Downtown Denver's Wish List.

Downtown Denver wants a Target, a Foley's, a Whole Foods grocery, "an urban public market similar to Pikes Place in Seattle", fewer vagrants and a pony, except that they already have a pony. They are going to get a 10,000 square foot Vitamin Cottage Natural Grocers in the Central Platte Valley, but the rest will be hard to come by "because of the difficulty in obtaining enough space for a large store and the proximity of the Cherry Creek Shopping Center, which many department stores view as too close and too competitive."



One of Denver's two mounties.

"In 2004, 2.7 percent of metro-area retail sales were generated downtown."

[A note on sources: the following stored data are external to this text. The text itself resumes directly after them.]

# eryxcoop/acvm-backend-plonky2

Measured on AMD Instinct MI355X. Metric: prove latency (ms) + proofs/sec at 2^20 LDE rows, 1 GPU(s): value = proofs/sec, witness resident in HBM, 4 proof(s) in flight per GPU; latency_ms_single_proof = lone resident proof; *_host_witness = p2gpu_prove from host RAM (PCIe inside the call), higher is better.
Workload: dtype u64; 1 GPU; synth(d=17,sha): 131072 gates -> 2^20 LDE rows, 234 wires / 80 routed, KeccakGoldilocksConfig, rate 8, cap 2^4, 28 queries, 16 PoW bits (BASELINE configs[2] shape); degree_bits=17, lde_rows=1048576, mix=sha, public_inputs=0, in_flight_per_gpu=4, proof_bytes=170972

## Files before the change

acvm-backend-plonky2_amd/__init__.py:

```python
from .prover import (
    CircuitData,
    WitnessPlan,
    build_blob,
    VerifierCircuitData,
    ProofWithPublicInputs,
    P2GpuError,
    device_info,
    peer_access,
    init,
    host_array,
    host_free,
    ifft_batch,
    lde_batch,
    commit_values,
    hash_rows,
    field_selftest,
    lib_path,
    load_library,
)
from .synth import make_circuit, synth_lib_path
from . import parallel
from . import translate
from . import acir
```

acvm-backend-plonky2_amd/csrc/gen_keccak_fixed.py:

```python
#!/usr/bin/env python3
import sys

from gen_keccak_sched import RC, Op, ref_keccak_f, round_ops, schedule

NTEMP = 36


def build(base):
    a = [(f"a{i}l", f"a{i}h") for i in range(25)]
    live = [v for p in a for v in p]
    ops = []
    c = []
    for x in range(5):
        halves = []
        for h in range(2):
            p = f"cin{x}{'lh'[h]}p"
            q = f"cin{x}{'lh'[h]}"
            ops.append(Op("X3", p, (a[x][h], a[x + 5][h], a[x + 10][h]), 0x96, len(ops)))
            ops.append(Op("X3", q, (p, a[x + 15][h], a[x + 20][h]), 0x96, len(ops)))
            halves.append(q)
        c.append(tuple(halves))
    cur_a, cur_c = a, c
    for r in range(24):
        rops, cur_a, cur_c = round_ops(r, cur_a, cur_c)
        ops.extend(rops)
    needed = {v for p in cur_a for v in p}
    keep = []
    for o in reversed(ops):
        if o.dst in needed:
            keep.append(o)
            needed.update(o.srcs)
    ops = list(reversed(keep))
    return live, g_schedule(ops, live), cur_a


def g_schedule(ops, live_in, gap=1):
    pos = {v: -gap for v in live_in}
    remaining = list(ops)
    out = []
    slot = 0
    pattern = "BBA"
    while remaining:
        t = len(out)
        avail = [o for o in remaining if all(s in pos and pos[s] + gap <= t for s in o.srcs)]
        if not avail:
            avail = [o for o in remaining if all(s in pos for s in o.srcs)][:1]
        want_a = pattern[slot % 3] == "A"
        pick = None
        for o in avail:
            if (o.kind == "ROT") == want_a:
                pick = o
                break
        if pick is None:
            pick = avail[0]
        else:
            slot += 1
        out.append(pick)
        pos[pick.dst] = t
        remaining.remove(pick)
    return out


def allocate(live, ops, final_a, base):
    alias = {}
    for o in ops:
        if o.kind == "IOTA" and ((RC[int(o.dst[1:].split("_")[0])] >> (32 * o.imm)) & 0xFFFFFFFF) == 0:
            alias[o.dst] = alias.get(o.srcs[0], o.srcs[0])
    if alias:
        ops = [Op(o.kind, o.dst, tuple(alias.get(s_, s_) for s_ in o.srcs), o.imm, o.order) for o in ops if o.dst not in alias]
        final_a = [tuple(alias.get(v, v) for v in p) for p in final_a]
    last_use = {}
    for t, o in enumerate(ops):
        for s in o.srcs:
            last_use[s] = t
    finals = [v for p in final_a for v in p]
    for v in finals:
        last_use[v] = len(ops) + 1
    consumers = {}
    for t, o in enumerate(ops):
        for s in o.srcs:
            consumers.setdefault(s, []).append(o)
    reg = {v: base + i for i, v in enumerate(live)}
    free = list(range(base + 50, base + 50 + NTEMP))
    out = []
    conflicts = 0
    for t, o in enumerate(ops):
        srcs = [reg[s] for s in o.srcs]
        if o.kind in ("X3", "CHI") and len({r % 4 for r in srcs}) == 1:
            conflicts += 1
        for s in set(o.srcs):
            if last_use[s] == t:
                free.append(reg[s])
        avoid_hard, avoid_soft = set(), set()
        for cns in consumers.get(o.dst, []):
            if cns.kind not in ("X3", "CHI"):
                continue
            others = [s for s in cns.srcs if s != o.dst]
            banks = [reg[s] % 4 for s in others if s in reg]
            if len(others) == 2 and len(banks) == 2 and banks[0] == banks[1]:
                avoid_hard.add(banks[0])
            else:
                avoid_soft.update(banks)
        best = None
        for r_ in free:
            b = r_ % 4
            score = (b in avoid_hard) * 100 + (b in avoid_soft) * 1
            if best is None or score < best[0]:
                best = (score, r_)
        if best is None:
            raise SystemExit(f"out of registers at op {t} (NTEMP = {NTEMP})")
        free.remove(best[1])
        reg[o.dst] = best[1]
        out.append((o, best[1], srcs))
    moves = []
    want = {base + i: reg[v] for i, v in enumerate(finals)}
    pending = {d: s for d, s in want.items() if d != s}
    tmp = None
    spare = [r_ for r_ in range(base + 50, base + 50 + NTEMP) if r_ not in set(want.values())]
    while pending:
        progressed = False
        for d, s in list(pending.items()):
            if d not in pending.values():
                moves.append((d, s))
                del pending[d]
                progressed = True
        if not progressed:
            d, s = next(iter(pending.items()))
            tmp = spare[0]
            moves.append((tmp, d))
            for k in pending:
                if pending[k] == d:
                    pending[k] = tmp
    return out, moves, conflicts


def simulate(alloc, moves, st, base):
    M = 0xFFFFFFFF
    regs = {}
    for i in range(25):
        regs[base + 2 * i] = st[i] & M
        regs[base + 2 * i + 1] = st[i] >> 32
    for o, d, srcs in alloc:
        s = [regs[r] for r in srcs]
        if o.kind == "X3":
            v = s[0] ^ s[1] ^ s[2]
        elif o.kind == "CHI":
            v = s[0] ^ (~s[1] & s[2] & M)
        elif o.kind == "ROT":
            v = (((s[0] << 32) | s[1]) >> o.imm) & M
        else:
            rnd = int(o.dst[1:].split("_")[0])
            v = s[0] ^ ((RC[rnd] >> (32 * o.imm)) & M)
        regs[d] = v & M
    for d, s in moves:
        regs[d] = regs[s]
    return [regs[base + 2 * i] | (regs[base + 2 * i + 1] << 32) for i in range(25)]


def main():
    base = 36
    args = [x for x in sys.argv[1:] if not x.startswith("--")]
    if args:
        base = int(args[0])
    live, ops, final_a = build(base)
    alloc, moves, conflicts = allocate(live, ops, final_a, base)
    if "--check" in sys.argv:
        import random
        rng = random.Random(2)
        for _ in range(3):
            st = [rng.getrandbits(64) for _ in range(25)]
            assert simulate(alloc, moves, st, base) == ref_keccak_f(st)
        kinds = "".join("A" if o.kind == "ROT" else "B" for o, _, _ in alloc)
        print(f"ok: {len(alloc)} instructions + {len(moves)} moves, {conflicts} three-source instructions with all sources in one bank;",
              kinds[:60], "...", file=sys.stderr)
        return
    w = sys.stdout.write
    top = base + 50 + NTEMP
    w("// GENERATED by gen_keccak_fixed.py -- do not edit.  Keccak-f[1600], 24 rounds unrolled, explicit VGPRs (see the generator).\n")
    w(f"#define P2_KF_BASE {base}\n#define P2_KF_TOP {top}  /* first register above the block's */\n")
    w("#define P2_KECCAK_FIXED_PERMUTE() P2_KECCAK_FIXED_PERMUTE_PH(1)\n")
    w("#define P2_KECCAK_FIXED_PERMUTE_PH(PH) asm volatile(\".p2align 6\\n .rept \" #PH \"\\n s_nop 0\\n .endr\\n\" \\\n")
    for o, d, srcs in alloc:
        if o.kind in ("X3", "CHI"):
            w(f'  "v_bitop3_b32 v{d}, v{srcs[0]}, v{srcs[1]}, v{srcs[2]} bitop3:{hex(o.imm)}\\n" \\\n')
        elif o.kind == "ROT":
            w(f'  "v_alignbit_b32 v{d}, v{srcs[0]}, v{srcs[1]}, {o.imm}\\n" \\\n')
        else:
            rnd = int(o.dst[1:].split("_")[0])
            k = (RC[rnd] >> (32 * o.imm)) & 0xFFFFFFFF
            if k <= 64:
                w(f'  "v_xor_b32_e64 v{d}, {k}, v{srcs[0]}\\n" \\\n')
            else:
                w(f'  "v_xor_b32 v{d}, {hex(k)}, v{srcs[0]}\\n" \\\n')
    for d, s in moves:
        w(f'  "v_mov_b32 v{d}, v{s}\\n" \\\n')
    w(f'  ::: "v{top - 1}")\n')


if __name__ == "__main__":
    main()
```

acvm-backend-plonky2_amd/csrc/handle.hip:

```cpp
#include "prover_internal.hpp"
#include <functional>

using namespace p2;

namespace {

void release_for_destroy(p2gpu_circuit *c) {
  for (p2gpu_circuit *m : c->group) {
    m->peer = nullptr;
    release_for_destroy(m);
    delete m;
  }
  c->group.clear();
  if (c->peer && c->shard_rank == 0) {
    for (auto e : c->peer->recv_free) if (e) (void)hipEventDestroy(e);
    for (auto e : c->peer->sent) if (e) (void)hipEventDestroy(e);
    delete c->peer;
  }
  c->peer = nullptr;
  (void)hipSetDevice(c->device);
  if (c->stream) (void)hipStreamSynchronize(c->stream);
  if (c->rccl_comm) (void)rccl().CommDestroy((ncclComm_t)c->rccl_comm);
  c->rccl_comm = nullptr;
  circuit_release(c);
}
struct ReleaseHook {
  ReleaseHook() { p2::g_circuit_release = release_for_destroy; }
} g_release_hook;

struct Scratch {
  std::vector<void *> ptrs;
  hipStream_t st = nullptr;
  ~Scratch() {
    for (void *p : ptrs) (void)hipFree(p);
    if (st) (void)hipStreamDestroy(st);
  }
  template <class T> T *alloc(size_t n) {
    void *p = nullptr;
    if (hipMalloc(&p, (n ? n : 1) * sizeof(T)) != hipSuccess) return nullptr;
    ptrs.push_back(p);
    return (T *)p;
  }
};

}

namespace p2 {

int g_device = -1;
std::vector<int> g_peer_access;
std::vector<int> g_devices;

void circuit_release(p2gpu_circuit *c) {
  c->tw_fwd.release(); c->tw_inv.release(); c->scale.release(); c->inv_scale.release(); c->d_kis.release();
  c->d_sigmas.release(); c->fri_scale.release(); c->d_gates.release(); c->qconst.release(); c->l0_lde.release();
  c->d_row_gate.release(); c->d_gconsts.release(); c->d_prc.release(); c->d_prc_hash.release();
  c->hsum.release(); c->htmp_a.release(); c->htmp_b.release();
  c->cs.release(); c->wires.release(); c->zp.release(); c->quot.release();
  c->wires_vals.release(); c->zp_vals.release(); c->cp.release(); c->scan_tmp.release();
  c->apow.release(); c->qvals.release(); c->qtmp.release(); c->pw.release(); c->partial.release();
  c->ext_apow.release(); c->f01.release(); c->f01v.release(); c->fv.release();
  for (auto &b : c->fri_coef) b.release();
  for (auto &b : c->fri_vals) b.release();
  for (auto &b : c->fri_trees) b.release();
  c->hash_state.release();
  c->wire_nz.release();
  c->wire_nzlist.release();
  c->wire_clean.release();
  c->wire_scalar.release(); c->sparse_coeffs.release(); c->sparse_lde.release(); c->sparse_partial.release();
  c->pin.release();
  if (c->sync_event) (void)hipEventDestroy(c->sync_event);
  c->sync_event = nullptr;
  if (c->tail_stage) (void)hipHostFree(c->tail_stage);
  c->tail_stage = nullptr;
  c->pow_result.release(); c->gather_ptrs.release(); c->gather_out.release(); c->xchg_recv.release();
  ntt_plan_destroy(c->plan_inv);
  ntt_plan_destroy(c->plan_fwd);
  for (auto *p : c->fri_plans)
    if (p != c->plan_fwd) ntt_plan_destroy(p);
  c->plan_inv = c->plan_fwd = nullptr;
  c->fri_plans.clear();
  for (auto e : c->event_pool) (void)hipEventDestroy(e);
  for (auto e : c->copy_events) (void)hipEventDestroy(e);
  if (c->copy_stream) (void)hipStreamDestroy(c->copy_stream);
  if (c->stream) (void)hipStreamDestroy(c->stream);
}

int ensure_device() {
  if (g_device >= 0) return 0;
  int cnt = 0;
  hipError_t e = hipGetDeviceCount(&cnt);
  if (e != hipSuccess || cnt == 0) {
    set_err("no HIP device available (%s); libp2gpu has no CPU fallback", e == hipSuccess ? "count=0" : hipGetErrorString(e));
    return P2GPU_E_DEVICE;
  }
  int dev = 0;
  (void)hipGetDevice(&dev);
  g_device = dev;
  g_devices.assign(1, dev);
  g_peer_access.assign(1, -1);
  return 0;
}

}
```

The consultants say that downtown should court Bloomingdale's, strengthen the 16th Street Mall, "consider using land swaps and other strategies to free up enough space to accommodate large retailers", and increase "the connectivity between the 16th Street Mall, other retail sites and activity centers such as the Auraria campus." Downtown's business improvement district spends a couple of million dollars a year trying to get vagrants to get help and leave.

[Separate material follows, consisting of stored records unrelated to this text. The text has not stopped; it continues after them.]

int plan_build(me_ctx* c, const me_ba_problem* p, const me_ba_options* opt, Plan& P, int slot_base,
               int async = -1, me_comm* comm = nullptr) {
  if (async < 0) ME_TRY(ba_drain(c));
  ME_CHECK(c, p->n_cams > 0 && p->n_pts >= 0 && p->n_obs >= 0, "BA: bad sizes");
  ME_CHECK(c, p->n_cams <= kMaxScanCams, "BA: at most %d cameras per window", kMaxScanCams);
  ME_CHECK(c, p->obs_dim == 0 || p->obs_dim == 2 || p->obs_dim == 4, "BA: obs_dim must be 2 or 4 (Observation<M>)");
  const bool mono = p->obs_dim == 2;
  ME_CHECK(c, p->feat_var > 0 && (mono || p->baseline != 0.0), "BA: wrong calibration parameters (BundleAdjuster.h:147)");
  ME_CHECK(c, !mono || p->cam_id || p->n_obs == 0, "BA: obs_dim 2 needs cam_id (Observation::camID)");
  const double baseline = mono && p->baseline == 0 ? 0.5 : p->baseline;
  ME_CHECK(c, p->mem == ME_HOST || p->mem == ME_DEVICE, "BA: bad memory kind");
  if (p->mem == ME_HOST) {
    for (int i = 0; i < p->n_obs; ++i) {
      ME_CHECK(c, p->cam_idx[i] >= 0 && p->cam_idx[i] < p->n_cams && p->pt_idx[i] >= 0 && p->pt_idx[i] < p->n_pts,
               "BA: observation %d indexes outside the window", i);
    }
  }
  P.c = c;
  int hook = c->dbg_solve_flags;
  if ((hook & kFlagFailEveryOther) && (c->dbg_solve_count++ & 1)) hook |= kFlagSolveFail;
  P.no_fused_asm = (hook & kFlagSeparateAsm) != 0;
  P.solve_flags = hook & (kFlagAsmTimeout | kFlagSolveFail | kFlagRosterNow);
  Geo& g = P.g;
  ba_geometry(g, p->n_cams, p->fixed_frames, p->n_pts);
  g.no = p->n_obs;
  g.od = mono ? 2 : 4;
  P.comm = comm;
  P.xmax_separate = comm && comm->world == 0;
  g.xslots = comm && comm->world > 0 ? comm->world : 1;
  g.xrank = comm && comm->world > 0 ? comm->rank : 0;
  ME_CHECK(c, g.nruns <= kMaxRuns, "BA: %d Schur runs exceed %d", g.nruns, kMaxRuns);
  g.nblkp = blocks(std::max(g.np, 1), kBlock);
  ME_CHECK(c, g.npairs <= 8 * 24, "BA: %d variable cameras exceed the Schur tile budget", g.m);
  g.nblk_obs = (int)std::max(1L, rup(std::max(g.no, 1), kBlock) / kBlock);
  g.nblk_lin = (int)std::max(1L, rup(std::max(g.no, 1), lin_block(g.no)) / lin_block(g.no));
  g.nblk_pts = (int)std::max(1L, rup(std::max(g.np, 1), kPtBlock) / kPtBlock);
  P.fused_lin = schur_fused_lin(g.od, schur_nt(g.stpw), g.spts) && g.rsub == 1 && !g.sorted &&
                (g.sgrp == 1 || g.ksplit <= 128) && schur_lds_bytes(g.spts, g.Rpad) + kSchurLinLds <= kSchurLdsCap;
  g.flin = P.fused_lin ? 1 : 0;
  g.ncost = P.fused_lin ? g.nruns : g.nblk_lin;
  g.jacobi = opt->jacobi_scaling ? 1 : 0;
  g.ncu = (int)(rup(std::max(g.no, 1), kBlock) / kBlock) + g.m;
  g.nblk_step = (int)std::max(1L, rup(std::max(g.np, 1), kStepPts) / kStepPts);
  g.pstride = std::max({g.nblk_obs, g.nblk_lin, g.nblk_pts, g.nblk_step, g.ksplit});
// ... 116 lines not shown
  P.host = (double*)hp;
  if (P.reserve_only) return ME_OK;
  P.hstate[0] = (State*)((char*)hp + stage);
  P.hstate[1] = (State*)((char*)hp + stage + rup(sizeof(State), 64));
  P.dev = dev;
  hipStream_t s = c->stream;
  if (!dev) {
    char* h = (char*)hp;
    const void* src[6] = {p->cams, p->pts, p->obs, p->cam_idx, p->pt_idx, p->cam_id};
    const size_t len[6] = {8 * 6 * (size_t)g.nc, 8 * 3 * (size_t)g.np, 8 * g.od * (size_t)g.no, 4 * (size_t)g.no,
                           4 * (size_t)g.no, mono ? 4 * (size_t)g.no : 0};
    size_t off = 0;
    for (int k = 0; k < 6; ++k) {
      if (len[k]) std::memcpy(h + off, src[k], len[k]);
      off += items[k].first;
    }
    ME_HIP(c, hipMemcpyAsync(b.cams[0], hp, input_span, hipMemcpyHostToDevice, s));
  } else {
    b.obs = p->obs;
    b.cam_idx = p->cam_idx;
    b.pt_idx = p->pt_idx;
    if (mono) b.cam_id = p->cam_id;
  }
  ME_HIP(c, hipMemsetAsync(b.cnt, 0, (size_t)((char*)b.work - (char*)b.cnt) + work_bytes, s));
  P.asm_gen = 0;
  const double* cams_in = dev ? p->cams : b.cams[0];
  const double* pts_in = dev ? p->pts : b.pts[0];
  const long nthr = std::max({(long)g.nblk_obs * kBlock, (long)g.np, 6L * g.nc, 3L * g.np});
  hipLaunchKernelGGL(plan_count_kernel, dim3(blocks(nthr, kBlock)), dim3(kBlock), 4 * (size_t)g.nc, s, g, b, cams_in,
                     pts_in);
  hipLaunchKernelGGL(plan_scan_kernel, dim3(1), dim3(kScanBlock), 0, s, g, b, o);
  hipLaunchKernelGGL(plan_scatter_kernel, dim3(g.nblk_obs), dim3(kBlock), 0, s, g, b);
  hipLaunchKernelGGL(plan_segsort_kernel, dim3(blocks(std::max(g.np, 1), kSortBlock / 64)), dim3(kSortBlock), 0, s, g,
                     b);
  if (g.sorted) {
    hipLaunchKernelGGL(plan_band_kernel, dim3(g.nblkp), dim3(kBlock), 0, s, g, b);
    hipLaunchKernelGGL(plan_order_kernel, dim3(1), dim3(kScanBlock), 0, s, g, b);
  }
  ME_TRY(me_check_launch(c, "BA plan"));
  P.use_lds = solve_form(g.Ts) == 0 ? 1 : 0;
  P.solve_lds = 8 * (solve_small_doubles(g.Ts) + (P.use_lds ? solve_a_doubles(g.Ts) : 0));
  ME_CHECK(c, P.solve_lds <= kSolveLdsCap, "BA: %d variable cameras exceed the camera-solve workspace", g.m);
  P.schur_lds = schur_lds_bytes(g.spts, g.Rpad) + (P.fused_lin ? kSchurLinLds : 0);
  ME_CHECK(c, P.schur_lds <= kSchurLdsCap, "BA: %d variable cameras exceed the Schur workspace", g.m);
  if (!c->ba_lds_attr) {
    for (const void* k : {(const void*)cam_solve_kernel<0>, (const void*)cam_solve_kernel<1>, (const void*)cam_solve_kernel<2>})
      ME_HIP(c, hipFuncSetAttribute(k, hipFuncAttributeMaxDynamicSharedMemorySize, (int)kSolveLdsCap));
#define ME_SCHUR_K(D, N)                                                                                      \
  (const void*)pt_schur_kernel<D, N, 512, kSchurPts>, (const void*)pt_schur_kernel<D, N, 512, kSchurPtsWide>, \
      (const void*)pt_schur_kernel<D, N, 512, kSchurPtsSmall>
    for (const void* k : {ME_SCHUR_K(4, 2), ME_SCHUR_K(4, 3), ME_SCHUR_K(4, 4), ME_SCHUR_K(4, 5), ME_SCHUR_K(2, 2),
                          ME_SCHUR_K(2, 3), ME_SCHUR_K(2, 4), ME_SCHUR_K(2, 5)})
#undef ME_SCHUR_K
      ME_HIP(c, hipFuncSetAttribute(k, hipFuncAttributeMaxDynamicSharedMemorySize, (int)kSchurLdsCap));
    c->ba_lds_attr = 1;
  }
  if (!P.use_lds) {
    int per_cu = 0;
    ME_HIP(c, hipOccupancyMaxActiveBlocksPerMultiprocessor(&per_cu, cam_solve_kernel<2>, kSolveBlock, P.solve_lds));
    P.solve_cap = std::max(0, per_cu) * (c->cu_active > 0 ? c->cu_active : c->num_cu);
    if (P.comm && g.Ts >= kSolveMwMinTs) {
      double* d = P.b.scal;
      const double v = -(double)P.solve_cap;
      ME_HIP(c, hipMemcpyAsync(d, &v, 8, hipMemcpyHostToDevice, c->stream));
      ME_TRY(me_comm_allreduce_impl(P.comm, d, 1, ME_COMM_MAX));
      double r = 0.0;
      ME_HIP(c, hipMemcpyAsync(&r, d, 8, hipMemcpyDeviceToHost, c->stream));
      ME_HIP(c, hipStreamSynchronize(c->stream));
      P.solve_cap = (int)-r;
    }
  }
  return ME_OK;
}



#define ME_XCH(ptr, n, op) ME_TRY(me_comm_allreduce_impl(P.comm, (ptr), (long)(n), (op)))

// ... 75 lines not shown
  const int mode = P.comm ? SA_UNPACK : SA_SUM;
  if (g.m > 0)
    hipLaunchKernelGGL(s_assemble_kernel, dim3(blocks((long)g.npairs * 256, kSaElems) + 1), dim3(kBlock), 0,
                       c->stream, g, P.b, P.o, (const double*)P.gc_raw, P.full_S ? 1 : 0, mode,
                       img && !P.full_S ? P.b.Abuf : nullptr);
  else
    hipLaunchKernelGGL(lin_finalize_kernel, dim3(1), dim3(kFinBlock), 0, c->stream, g, P.b, P.o,
                       (const double*)P.gc_raw);
  return me_check_launch(c, "BA assemble");
}

int enqueue_iteration(Plan& P, bool last = false) {
  me_ctx* c = P.c;
  const Geo& g = P.g;
  hipStream_t s = c->stream;
  const bool sh = P.comm != nullptr;
  ME_TRY(enqueue_linearize(P));
  const int np0 = (g.Ts - 1) * g.Ts / 2;
  int nwk = solve_form(g.Ts) == 2 ? std::min(64, std::max(1, (np0 + kSolveBlock / 64 - 1) / (kSolveBlock / 64))) : 0;
  nwk = std::max(0, std::min(nwk, P.solve_cap - 1));
  const bool fuse = g.m > 0 && !P.full_S && !last && nwk == 0 && !P.no_fused_asm;
  const int nasm = fuse ? blocks((long)g.npairs * 256, kSolveBlock / kSaGroups) : 0;
  const bool img = !fuse && !last && g.m > 0 && !P.full_S && ME_SOLVE_IMG;
  if (!fuse) ME_TRY(enqueue_assemble(P, img));
  if (last) return me_check_launch(c, "BA iteration");
  if (g.m == 0) ME_HIP(c, hipMemsetAsync(P.b.scal + R_COUNT, 0, 8, s));
  {
    me_ktimer t(c, ME_KT_BA_SOLVE);
    const double* gc = P.gc_raw;
    const int sk = P.solve_flags | (img ? kFlagImg : 0);
    const unsigned gen = nasm > 0 ? ++P.asm_gen : 0u;
    if (P.use_lds)
      hipLaunchKernelGGL(cam_solve_kernel<0>, dim3(1 + nasm), dim3(kSolveBlock), P.solve_lds, s, g, P.b, P.o, sk, 0,
                         nasm, gc, gen);
    else if (nwk > 0)
#ifdef ME_COOP_LAUNCH
    {
      int skv = sk, nwv = nwk, z = 0;
      unsigned gv = gen;
      void* args[] = {(void*)&g, (void*)&P.b, (void*)&P.o, &skv, &nwv, &z, (void*)&gc, &gv};
      ME_HIP(c, hipLaunchCooperativeKernel((const void*)cam_solve_kernel<2>, dim3(1 + nwk), dim3(kSolveBlock), args,
                                           (unsigned)P.solve_lds, s));
    }
#else
      hipLaunchKernelGGL(cam_solve_kernel<2>, dim3(1 + nwk), dim3(kSolveBlock), P.solve_lds, s, g, P.b, P.o, sk, nwk,
                         0, gc, gen);
// ... 3 lines not shown
                         nasm, gc, gen);
  }
  {
    me_ktimer t(c, ME_KT_BA_STEP);
    if (g.od == 4)
      hipLaunchKernelGGL(pt_step_kernel<4>, dim3(g.nblk_step + 1), dim3(kStepBlock), 0, s, g, P.b, P.o, sh ? 0 : 1);
    else
      hipLaunchKernelGGL(pt_step_kernel<2>, dim3(g.nblk_step + 1), dim3(kStepBlock), 0, s, g, P.b, P.o, sh ? 0 : 1);
  }
  if (sh) {
    ME_XCH(P.b.scal + R_MODEL, 5, ME_COMM_SUM);
    hipLaunchKernelGGL(decide_kernel, dim3(1), dim3(64), 0, s, g, P.b, P.o);
  }
  return me_check_launch(c, "BA iteration");
}

int enqueue_output(Plan& P, me_ba_problem* p) {
  me_ctx* c = P.c;
  const Geo& g = P.g;
  constexpr size_t nst = sizeof(State) / 8;
  double* cams_dst = P.dev ? p->cams : P.b.out + nst;
  double* pts_dst = P.dev ? p->pts : P.b.out + nst + 6 * (size_t)g.nc;
  const long n = std::max({(long)nst, 6L * g.nc, 3L * g.np});
  hipLaunchKernelGGL(output_kernel, dim3(blocks(n, kBlock)), dim3(kBlock), 0, c->stream, g, P.b, cams_dst, pts_dst);
  ME_TRY(me_check_launch(c, "BA output"));
  const size_t bytes = 8 * (P.dev ? nst : nst + 6 * (size_t)g.nc + 3 * (size_t)g.np);
  ME_HIP(c, hipMemcpyAsync(P.host, P.b.out, bytes, hipMemcpyDeviceToHost, c->stream));
  if (P.dev && P.copy_out) {
    ME_HIP(c, hipMemcpyAsync(P.host + nst, p->cams, 8 * 6 * (size_t)g.nc, hipMemcpyDeviceToHost, c->stream));
    if (g.np)
      ME_HIP(c, hipMemcpyAsync(P.host + nst + 6 * (size_t)g.nc, p->pts, 8 * 3 * (size_t)g.np, hipMemcpyDeviceToHost,
                               c->stream));
  }
  return ME_OK;
}

int finish(Plan& P, me_ba_problem* p, me_ba_summary* sum, bool output_queued = false, hipEvent_t done = nullptr) {
  me_ctx* c = P.c;
  const Geo& g = P.g;
  constexpr size_t nst = sizeof(State) / 8;
  static_assert(sizeof(State) % 8 == 0, "State is read back as doubles");
  if (!output_queued) ME_TRY(enqueue_output(P, p));
  if (done) ME_HIP(c, hipEventSynchronize(done));
  else ME_HIP(c, hipStreamSynchronize(c->stream));
  State st;
  std::memcpy(&st, P.host, sizeof(State));
  std::memcpy(P.c->dbg, st.stamps, sizeof(st.stamps));
// ... 573 lines not shown
  pt_idx[i] = (lo < n_pts && win_ids[lo] == id) ? lo : -1;
}

extern "C" int me_ba_window_indices(me_ctx* c, const int32_t* frame, const int32_t* ids, int n_obs, int first_frame,
                                    const int32_t* win_ids, int n_pts, int32_t* cam_idx, int32_t* pt_idx) {
  if (!c) return ME_ERR_INVALID;
  ME_CHECK(c, n_obs >= 0 && n_pts >= 0, "me_ba_window_indices: bad sizes");
  if (n_obs == 0) return ME_OK;
  ME_HIP(c, hipSetDevice(c->device));
  hipLaunchKernelGGL(window_indices_kernel, dim3(blocks(n_obs, kBlock)), dim3(kBlock), 0, c->stream, frame, ids, n_obs,
                     first_frame, win_ids, n_pts, cam_idx, pt_idx);
  return me_check_launch(c, "window_indices_kernel");
}

extern "C" int me_debug_solve_flags(me_ctx* c, int flags) {
  if (!c) return ME_ERR_INVALID;
  ME_CHECK(c, (flags & ~kHookMask) == 0, "me_debug_solve_flags: 0x%x holds bits that are no test hook (accepted: 0x%x)",
           (unsigned)flags, (unsigned)kHookMask);
  c->dbg_solve_flags = flags;
  c->dbg_solve_count = 0;
  return ME_OK;
}

extern "C" int me_debug_read(me_ctx* c, long long* out, int n) {
  if (!c || n < 0 || n > 16) return ME_ERR_INVALID;
  std::memcpy(out, c->dbg, 8 * (size_t)n);
  return ME_OK;
}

The retail numbers are stunningly low, considering that downtown Denver has the 16th Street Mall (including the Denver Pavilions) and a large day time population.

One more thing that should be on the list, but isn't, is an elementary school that would convince LoDo and South Platte residents to stay there when their children reach school age. The elementary school whose attendance area includes downtown (Mayor Hickenlooper's pre-school aged son Teddy will go there if he doesn't end up attending a private school or participating in the state's school choice program) is one of the worst performing schools in the state on standardized tests (it has improved slightly in the past few years) because it serves a large public housing project. Those tests are admittedly flawed, and there are real issues with segregating people by income, but it is also true that very few middle class parents would be willing to send their children to a school with test score performance that awful. I used to live in the same elementary school attendance area shortly after my eldest child was born. We left the neighborhood for different reasons (the place we were renting went condo and we didn't want to buy it), but this had been a major concern that we were thinking about when we did live there.